こうやって音楽に関して文章を書く仕事なんかをしていると、"音"と"言葉"の違いについては、やはり頻繁に考えてしまう。もちろんこれは、"音(オケ)と歌詞はどっちが重要か?"みたいな感じで優劣をつけよう、という不毛な話とはまったく違う。ただ、やはりこうして文章を書いていて思うのは、"音"と"言葉"が持ち得る力とは、やはり全然違うものなのだなー。ということなのだった。この違いを簡潔に書くと、音はどこまでも身体的であり、言葉はどこまでも観念的である、ということになる。往々にして、音は体に、言葉は脳みそに、語りかけるのだ。そう考えると、何千何万という言葉を紡ぎながら、脳みそに働きかけて思考を促す"言葉"と違って、たったひとつの音が鳴った瞬間に、ガッと人の心と体を捉えて突き動かしてしまう"音"という存在は、やはりすさまじい。音にも言葉にも無限の可能性があるし、音楽を批評することは、音を直接言葉にすることとはまったく違うけれど、でも、たまーに、自分が音楽に関して言葉を書いていることは、絶対に勝てない試合を永遠と挑んでいるような、そんな行為なんじゃないかと思って大きな徒労感と無力感もたらしたりします。正直な話。でも書くのだけど。
脱線終了。ハルカトミユキの話。
ハルカトミユキというユニットは、メンバーであるハルカとミユキというふたりの女性の存在自体が、今書いた"言葉=観念"と"音=身体"の関係性そのものだった、と言える。言葉を紡ぐ人=ハルカと、音と戯れる人=ミユキ。もちろん、現在の彼女たちのレパートリーの大半はハルカが作曲したものだが、これまでのハルカにとっての"曲"とは、あくまでも言葉を届けるための存在だったのではないか、と思う。そしてミユキは、その脳内を音に直接変換できるマッド・ミュージシャンっぷりと、持ち前の無邪気さでもって、"音"そのものを体現してみせる。ライヴにおいても、ハルカは虚空に向かって言葉を突き刺すように歌い、ミユキは音を鳴らし、踊ることで目の前のオーディエンスと直接コミュニケートしてみせた。そんな、表現者として決定的に異なった性質を持つふたりのバランスこそ、ハルカトミユキだった。しかし、このふたりをこうしたバランスの中で語ることはもうないような気がする。何故なら、ハルカが変わったから。
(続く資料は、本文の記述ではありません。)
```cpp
enum sa_kernel_kind {
    SA_K_INIT = 0,
    SA_K_HIST_FIRST = 1,
    SA_K_HIST_KEYS = 2,
    SA_K_SCAN = 3,
    SA_K_SCATTER_FIRST = 4,
    SA_K_SCATTER_KEYS = 5,
    SA_K_HEADS = 6,
// ... 11 lines not shown
    SA_K_PIVOT_COUNT = 18,
    SA_K_PIVOT_WRITE = 19,
    SA_K_COUNT = 20
};

#define SA_ROUND1_AUTO 0
#define SA_ROUND1_LSD 1
#define SA_ROUND1_BUCKETED 2
#define SA_ROUND1_PIVOT 3

#define SA_SCHEDULE_PACKED 0
#define SA_SCHEDULE_REFERENCE 1

#define SA_DEBUG_NO_CMP 0x1u
#define SA_DEBUG_NO_PK8 0x2u
#define SA_DEBUG_NO_PAD 0x4u
#define SA_DEBUG_PAD_OVERFLOW 0x8u
#define SA_DEBUG_NO_FAST32 0x10u
#define SA_DEBUG_NO_PIVOT 0x20u
#define SA_DEBUG_PERM_ALWAYS 0x40u
#define SA_DEBUG_NO_XQ 0x80u
#define SA_DEBUG_XQ_OVERFLOW 0x100u
#define SA_DEBUG_NO_KEY1_ROUND 0x400u
#define SA_DEBUG_NO_TIED 0x200u
#define SA_DEBUG_NO_EONLY 0x800u
#define SA_DEBUG_EONLY 0x1000u
#define SA_DEBUG_FAST32_SMALL 0x2000u
#define SA_DEBUG_NO_ROUND2_FUSED 0x4000u
#define SA_DEBUG_LS_ONE_WG 0x8000u
#define SA_DEBUG_NO_ALPHA_SAMPLE 0x10000u
#define SA_DEBUG_ALPHA_SAMPLE_SMALL 0x20000u
#define SA_DEBUG_BB17 0x40000u
#define SA_DEBUG_BB18 0x80000u

#define SA_ALPHABET_EXACT 0
#define SA_ALPHABET_SAMPLED 1
#define SA_ALPHABET_REFUTED 2

typedef struct {
    int32_t profile;
    int32_t schedule;
    int32_t init_chars;
    int32_t radix;
    int32_t round1;
    uint32_t debug;
    int32_t span_extra;
    int32_t tune;
} sa_opts;

typedef struct {
    int32_t rounds;
    int32_t n_kinds;
    double total_ms;
    double h2d_ms, d2h_ms;
    double round_ms[SA_MAX_ROUNDS];
    uint64_t distinct[SA_MAX_ROUNDS];
    int32_t passes[SA_MAX_ROUNDS];
    uint64_t sorted_n[SA_MAX_ROUNDS];
    uint64_t prefix_len[SA_MAX_ROUNDS];
    int32_t schedule;
    int32_t init_chars;
    int32_t sigma;
    int32_t sparse_ranks;
    int32_t round1;
    int32_t largest_window;
    uint64_t model_bytes;
// ... 271 lines not shown
```

Measured before the change: 112.7 billion.

## Pack per-window row descriptors and decode rows in-wave instead of row table

Replaces the per-window row table (3×ROWS words built by a separate k_window_rows kernel) with a 32-word packed chunk descriptor written by k_window_split. The bucket sort kernel loads one word per lane and reconstructs each row's base and count with readlane and ds_bpermute. This drops a kernel launch and cuts global traffic for row metadata. It also moves the window split ahead of the host sync so it overlaps with the host wait. The old row-table path stays behind a new debug flag.

New measurement: 112.2 billion. About the same (-0.4%).

```diff
diff --git a/hpc_suffix_array_amd/_native.py b/hpc_suffix_array_amd/_native.py
--- a/hpc_suffix_array_amd/_native.py
+++ b/hpc_suffix_array_amd/_native.py
@@ -97,7 +97,7 @@
                "no_tied": 0x200, "no_key1_round": 0x400, "no_eonly": 0x800,
                "eonly": 0x1000, "fast32_small": 0x2000, "no_round2_fused": 0x4000,
                "ls_one_wg": 0x8000, "no_alpha_sample": 0x10000, "alpha_sample_small": 0x20000,
-               "bb17": 0x40000, "bb18": 0x80000}
+               "bb17": 0x40000, "bb18": 0x80000, "row_table": 0x100000}
 
 
 def debug_bits(names) -> int:
diff --git a/hpc_suffix_array_amd/csrc/sa_bucket.h b/hpc_suffix_array_amd/csrc/sa_bucket.h
--- a/hpc_suffix_array_amd/csrc/sa_bucket.h
+++ b/hpc_suffix_array_amd/csrc/sa_bucket.h
@@ -2,6 +2,7 @@
 #include <type_traits>
 
 #include "sa_kernels.h"
+#include "sa_rows.h"
 
 namespace sa {
 
@@ -1339,7 +1340,8 @@
                                                          uint32_t* __restrict__ retry, uint32_t fast,
                                                          const uint32_t* __restrict__ pc = nullptr,
                                                          const uint32_t* __restrict__ pn = nullptr, uint32_t nb = 0,
-                                                         uint32_t* __restrict__ hx = nullptr, uint32_t crows = 0) {
+                                                         uint32_t* __restrict__ hx = nullptr, uint32_t crows = 0,
+                                                         uint32_t* __restrict__ pk = nullptr) {
     const uint32_t nlist = words[7];
     const uint32_t lane = lane_id();
     for (uint64_t q0 = (uint64_t)blockIdx.x * kBlock; q0 < nlist; q0 += (uint64_t)gridDim.x * kBlock) {
@@ -1374,12 +1376,20 @@
             const uint32_t qi = base1 + (uint32_t)__popcll(m1 & lanemask_lt());
             hdr[qi] = make_uint4(j, a, ws[j + 1] - a, br.bdmin[b0]);
             if (hx) {
-                uint32_t P = 0;
+                uint32_t hv[16], P = 0;
+#pragma unroll
                 for (uint32_t k = 0; k < kXq; ++k) {
                     const uint32_t c = pc[(uint64_t)k * nb + b0];
-                    hx[(uint64_t)qi * 16 + k] = c - P;
-                    if (k) hx[(uint64_t)qi * 16 + kXq - 1 + k] = P;
+                    hv[k] = c - P;
+                    if (k) hv[kXq - 1 + k] = P;
                     P += pn[(uint64_t)k * nb + b0];
+                }
+#pragma unroll
+                for (uint32_t k = 0; k < 2 * kXq - 1; ++k) hx[(uint64_t)qi * 16 + k] = hv[k];
+                if (pk) {
+                    uint32_t st[kXq], cn[kXq];
+                    chunk_bounds(hv, ws[j + 1] - a, st, cn);
+                    chunk_pack(st, cn, pk + (uint64_t)qi * kRowPackWords);
                 }
             }
         } else if (ok) {
@@ -1484,6 +1494,7 @@
 struct XqWin {
     const uint32_t* __restrict__ hx = nullptr;
     const uint32_t* __restrict__ rows = nullptr;
+    const uint32_t* __restrict__ pk = nullptr;
 };
 
 __device__ __forceinline__ uint32_t xq_offset(const uint32_t* __restrict__ hx, uint32_t le) {
@@ -1511,6 +1522,28 @@
     const uint32_t r = w * ITEMS + (lane < (uint32_t)ITEMS ? lane : 0u);
 #pragma unroll
     for (int t = 0; t < 3; ++t) rv[t] = rows[t * ROWS + r];
+}
+
+__device__ __forceinline__ uint32_t load_pack_xq(const uint32_t* __restrict__ pk32) {
+    return pk32[lane_id() & (kRowPackWords - 1u)];
+}
+
+struct PackLanes {
+    uint32_t w;
+    __device__ __forceinline__ uint32_t u(uint32_t i) const {
+        return (uint32_t)__builtin_amdgcn_readlane((int)w, (int)i);
+    }
+    __device__ __forceinline__ uint32_t v(uint32_t i) const {
+        return (uint32_t)__builtin_amdgcn_ds_bpermute((int)(i << 2), (int)w);
+    }
+};
+
+template <int ITEMS>
+__device__ __forceinline__ void rows_from_pack(uint32_t (&rv)[3]) {
+    static_assert(kXq == kRowChunks && (uint32_t)kWave == kRowSlots, "sa_rows.h");
+    const uint32_t lane = lane_id();
+    const uint32_t w = (uint32_t)__builtin_amdgcn_readfirstlane((int)(threadIdx.x / kWave));
+    chunk_row_packed(PackLanes{rv[2]}, w * ITEMS + (lane < (uint32_t)ITEMS ? lane : 0u), rv[0], rv[1]);
 }
 
 template <int ITEMS, int I0 = 0, int I1 = ITEMS>
@@ -1542,30 +1575,11 @@
 #pragma unroll
         for (int k = 0; k < 16; ++k) hv[k] = hx[q * 16 + k];
         if constexpr (CR) {
-            uint32_t st[kXq], cn[kXq], nfull = 0;
-#pragma unroll
-            for (int k = 0; k < (int)kXq; ++k) {
-                const uint32_t p0 = k ? hv[kXq - 1 + k] : 0u, p1 = k + 1 < (int)kXq ? hv[kXq + k] : m;
-                st[k] = hv[k] + p0;
-                cn[k] = p1 - p0;
-                nfull += cn[k] / kWave;
-            }
+            uint32_t st[kXq], cn[kXq];
+            chunk_bounds(hv, m, st, cn);
             for (uint32_t r = lane; r < nrows; r += kWave) {
-                uint32_t base = st[0], cnt = 0, rf = 0, rp = nfull;
-#pragma unroll
-                for (int k = 0; k < (int)kXq; ++k) {
-                    const uint32_t nf = cn[k] / kWave, rem = cn[k] % kWave;
-                    if (r >= rf && r < rf + nf) {
-                        base = st[k] + kWave * (r - rf);
-                        cnt = kWave;
-                    }
-                    if (rem && r == rp) {
-                        base = st[k] + kWave * nf;
-                        cnt = rem;
-                    }
-                    rf += nf;
-                    rp += rem ? 1u : 0u;
-                }
+                uint32_t base, cnt;
+                chunk_row(st, cn, r, base, cnt);
                 uint32_t* const e = rows + q * 3 * nrows + r;
                 e[0] = base;
                 e[nrows] = cnt;
@@ -1615,7 +1629,7 @@
 constexpr int kLsPfOld[5] = {0, 0, 18, 18, 18};
 template <int P>
 using pf_point = std::integral_constant<int, P>;
-template <int BLOCK, int ITEMS, class Probe = NoProbe, bool XQ = false, int LSV = 0, bool CR = false>
+template <int BLOCK, int ITEMS, class Probe = NoProbe, bool XQ = false, int LSV = 0, bool CR = false, bool RT = false>
 __global__ __launch_bounds__(BLOCK, 4) void k_bucket_sort(const uint64_t* __restrict__ keys_in,
                                                        const uint4* __restrict__ hdr, uint32_t rb, uint32_t bits,
                                                        uint32_t ib, uint32_t* __restrict__ words,
@@ -1670,7 +1684,12 @@
     uint4 h = hdr[q];
     uint64_t w[ITEMS];
     uint32_t rv[3] = {0u, 0u, 0u};
-    if constexpr (XQ) {
+    constexpr bool HX = XQ && CR && !RT;
+    if constexpr (HX) {
+        rv[2] = load_pack_xq(xw.pk + (uint64_t)q * kRowPackWords);
+        rows_from_pack<ITEMS>(rv);
+        load_items_cr<ITEMS>(keys_in, rv, w);
+    } else if constexpr (XQ) {
         load_rows_xq<ITEMS, ROWS>(xw.rows + (uint64_t)q * 3 * ROWS, rv);
         if constexpr (CR) load_items_cr<ITEMS>(keys_in, rv, w);
         else load_items_xq<ITEMS>(keys_in, rv, h.z, w);
@@ -1687,7 +1706,8 @@
         mx = qx < nwin;
         hx = make_uint4(0u, 0u, 1u, 0u);
         if (mx) hx = hdr[qx];
-        if constexpr (XQ) load_rows_xq<ITEMS, ROWS>(xw.rows + (uint64_t)(mx ? qx : cur) * 3 * ROWS, rx);
+        if constexpr (HX) rx[2] = load_pack_xq(xw.pk + (uint64_t)(mx ? qx : cur) * kRowPackWords);
+        else if constexpr (XQ) load_rows_xq<ITEMS, ROWS>(xw.rows + (uint64_t)(mx ? qx : cur) * 3 * ROWS, rx);
     };
     if constexpr (HR) next_window(s_q[1], q, qn, more, hn, rwn);
     uint32_t par = 0;
@@ -1719,6 +1739,7 @@
             constexpr int B = decltype(rest)::value ? ITEMS : (HR ? kLsPfHr[P] : kLsPfOld[P]);
             if constexpr (A < B) {
                 __builtin_amdgcn_sched_barrier(0);
+                if constexpr (HX && A == 0) rows_from_pack<ITEMS>(rwn);
                 if constexpr (XQ && CR) load_items_cr<ITEMS, A, B>(keys_in, rwn, w);
                 else if constexpr (XQ) load_items_xq<ITEMS, A, B>(keys_in, rwn, hn.z, w);
                 else load_items<ITEMS, A, B>(keys_in, hn.y, hn.z, w);
diff --git a/hpc_suffix_array_amd/csrc/sa_round1.h b/hpc_suffix_array_amd/csrc/sa_round1.h
--- a/hpc_suffix_array_amd/csrc/sa_round1.h
+++ b/hpc_suffix_array_amd/csrc/sa_round1.h
@@ -519,9 +519,33 @@
     uint32_t* cnt_g = cnt_u + nw + 1;
     uint32_t* const rank_arr = br_.rank ? br_.rank : c->rank;
     uint32_t* const member = br_.member ? br_.member : c->member;
+    BucketRel br{cnt_g + nw + 1, c->segw + kBstartOff, c->segw + kBstartOff + kBstartWords, bp.bs.rb};
+    br.bits1 = bits1;
+    uint32_t* const retry = cnt_g + 2 * nw + 2;
+    uint4* const hdr = reinterpret_cast<uint4*>(((uintptr_t)(retry + nw + 4) + 15) & ~(uintptr_t)15);
+    uint32_t* const hx = xq ? reinterpret_cast<uint32_t*>(hdr + nw + 1) : nullptr;
+    constexpr uint32_t kBsRows = (kBsBlock / kWave) * kBsItems;
+    uint32_t* const xrows = xq ? hx + 16 * (nw + 1) : nullptr;
+    const bool cr = xq && !(((uint32_t)c->tune >> 29) & 1u);
+    const bool row_table = cr && (c->dbg & SA_DEBUG_ROW_TABLE);
+    uint32_t* const xpk = cr && !row_table ? xrows : nullptr;
+    auto window_split = [&]() {
+        static_assert(kRetryWord == kUsFlagWord + 1, "one memset clears words[12..15]");
+        (void)hipMemsetAsync(c->words + kUsFlagWord, 0, 16, s);
+        if (!fast32) return;
+        const uint32_t gs = (uint32_t)std::max<uint64_t>(1, std::min<uint64_t>((nw + kBlock - 1) / kBlock, 1024));
+        hipLaunchKernelGGL(k_window_split, dim3(gs), dim3(kBlock), 0, s, (const uint32_t*)list, (const uint32_t*)ws, br,
+                           c->words, hdr, retry, 1u, (const uint32_t*)xq_pc, (const uint32_t*)xq_pn, nb_tab, hx,
+                           cr ? kBsRows : 0u, xpk);
+    };
     SA_HIP(hipEventRecord(c->ev[kSyncEv], s));
     SA_HIP(hipMemsetAsync(cnt_u, 0, (2 * nw + 2) * 4, s));
     SA_HIP(hipMemsetAsync(member, 0, (n + 31) / 32 * 4, s));
+    if (fast32) {
+        tm.begin(SA_K_WINDOWS);
+        window_split();
+        tm.end();
+    }
     SA_HIP(host_sync_event(c->ev[kSyncEv]));
     if (c->alpha_prove && c->host_words[kAlphaBadWord]) {
         c->alpha_refuted = true;
@@ -545,53 +569,45 @@
         SA_TRACE("  bucketed round 1: window of %u > %d suffixes, full sort instead", c->host_words[5], kBsCap);
         return SA_OK;
     }
-    BucketRel br{cnt_g + nw + 1, c->segw + kBstartOff, c->segw + kBstartOff + kBstartWords, bp.bs.rb};
-    br.bits1 = bits1;
     SegOut so{rank_arr, member, br_.sa_off, c->u_pos[1], c->u_idx[1], c->u_g[1], cnt_u, cnt_g, kKeySample};
     so.tmp_rank = br_.prefix ? br_.tmp_rank : nullptr;
     so.samples = (SA_LAZY_SAMPLES && !br_.always_u && !(c->dbg & SA_DEBUG_NO_KEY1_ROUND)) ? 0u : 1u;
-    uint32_t* const retry = cnt_g + 2 * nw + 2;
     BucketRel br_measured = br;
     br_measured.bits1 = 0;
-    uint4* const hdr = reinterpret_cast<uint4*>(((uintptr_t)(retry + nw + 4) + 15) & ~(uintptr_t)15);
-    uint32_t* const hx = xq ? reinterpret_cast<uint32_t*>(hdr + nw + 1) : nullptr;
-    constexpr uint32_t kBsRows = (kBsBlock / kWave) * kBsItems;
-    uint32_t* const xrows = xq ? hx + 16 * (nw + 1) : nullptr;
     const uint64_t* const wide_in = xq ? c->keys[1] : c->keys_u;
-    auto local_sort = [&](const SegOut& o) {
+    auto local_sort = [&](const SegOut& o, bool split_done) {
         const uint32_t g = std::max<uint32_t>(1, std::min(c->host_words[7], kBsGrid));
-        static_assert(kRetryWord == kUsFlagWord + 1, "one memset clears words[12..15]");
-        (void)hipMemsetAsync(c->words + kUsFlagWord, 0, 16, s);
+        if (!split_done) window_split();
         if (fast32) {
-            const uint32_t gs = (uint32_t)std::max<uint64_t>(1, std::min<uint64_t>((nw + kBlock - 1) / kBlock, 1024));
-            const bool cr = xq && !(((uint32_t)c->tune >> 29) & 1u);
             const uint32_t ls_grid = (c->dbg & SA_DEBUG_LS_ONE_WG) ? 1u : kBsWpc * (uint32_t)c->cus;
-            hipLaunchKernelGGL(k_window_split, dim3(gs), dim3(kBlock), 0, s, (const uint32_t*)list, (const uint32_t*)ws,
-                               br, c->words, hdr, retry, 1u, (const uint32_t*)xq_pc, (const uint32_t*)xq_pn, nb_tab, hx,
-                               cr ? kBsRows : 0u);
             if (xq) {
-                if (cr)
+                if (row_table)
                     hipLaunchKernelGGL(k_window_rows<true>, dim3(2048), dim3(kBlock), 0, s, (const uint32_t*)c->words,
                                        (const uint4*)hdr, (const uint32_t*)hx, kBsRows, xrows);
-                else
+                else if (!cr)
                     hipLaunchKernelGGL(k_window_rows<false>, dim3(2048), dim3(kBlock), 0, s, (const uint32_t*)c->words,
                                        (const uint4*)hdr, (const uint32_t*)hx, kBsRows, xrows);
                 XqWin xw;
                 xw.hx = hx;
-                xw.rows = xrows;
-#define SA_LS_XQ(V, CR)                                                                                          \
-    hipLaunchKernelGGL((k_bucket_sort<kBsBlock, kBsItems, NoProbe, true, V, CR>), dim3(ls_grid), dim3(kBsBlock), 0, \
-                       s, (const uint64_t*)c->keys_u, (const uint4*)hdr, bp.bs.rb, br.bits1, bp.ib, c->words,      \
+                xw.rows = xpk ? nullptr : xrows;
+                xw.pk = xpk;
+#define SA_LS_XQ(V, CR, RT)                                                                                          \
+    hipLaunchKernelGGL((k_bucket_sort<kBsBlock, kBsItems, NoProbe, true, V, CR, RT>), dim3(ls_grid), dim3(kBsBlock), \
+                       0, s, (const uint64_t*)c->keys_u, (const uint4*)hdr, bp.bs.rb, br.bits1, bp.ib, c->words,      \
                        c->keys[0], d_sa, retry, o, xw)
-                switch (ls_variant(c) | (cr ? 4 : 0)) {
-                case 1: SA_LS_XQ(1, false); break;
-                case 2: SA_LS_XQ(2, false); break;
-                case 3: SA_LS_XQ(3, false); break;
-                case 4: SA_LS_XQ(0, true); break;
-                case 5: SA_LS_XQ(1, true); break;
-                case 6: SA_LS_XQ(2, true); break;
-                case 7: SA_LS_XQ(3, true); break;
-                default: SA_LS_XQ(0, false); break;
+                switch (ls_variant(c) | (cr ? 4 : 0) | (row_table ? 8 : 0)) {
+                case 1: SA_LS_XQ(1, false, false); break;
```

この日、ステージの上にいたハルカは、まるで獣のようだった。感情という名の牙を剥く美しき獰猛な獣。まず特筆すべきは冒頭3曲。なんと、初っ端から新曲3曲――もらったセットリスト上では「生まれる」、「裸足」、「子猫」と名づけられていた――を持ってくるという攻め具合。しかしながら、この新曲たちがすさまじかった。この日、一聴した限りだが、たとえば1曲目に演奏された「生まれる」は、90年代初頭のTHE STONE ROSESやPRIMAL SCREAMを想起させる、巨大な渦にオーディエンスを巻き込んでいくようなダンサブルな音像が、あるいは3曲目「子猫」では深淵なる宇宙に聴き手を飲み込んでいくような雄大で美しい旋律が、とても大きなスケール感で鳴り響いていた。どの曲も、とにかくグルーヴィ。且つヘヴィ。且つ肉体的。この新曲群、驚くべきことにハルカはハンドマイクで歌っていた。終演後に本人に訊いたところ、この試みは今回のツアーがほぼ初めてらしい。いつもはギターを抱え、丁寧に言葉を紡いでいたハルカが、その全身を使った身体表現でもって想いを音に重ねていた。長い両手が宙を切り裂き流線型を描く、そのシルエットの美しさ。極めつけは、言葉にならない叫び。歌人としての顔も持ち、細やかな言語表現を得意としてきたハルカが、叫んでいた。アーアーー!と、言葉にならない想いを叫んでいたのだ。溢れていた。まるで、もう言葉はもどかしいと言わんばかりに。想いがどろっどろの塊となって、溢れていた。ハルカトミユキがこのツアーで僕らに見せようとしたのは、伝えようとしたのは、これだったのだ。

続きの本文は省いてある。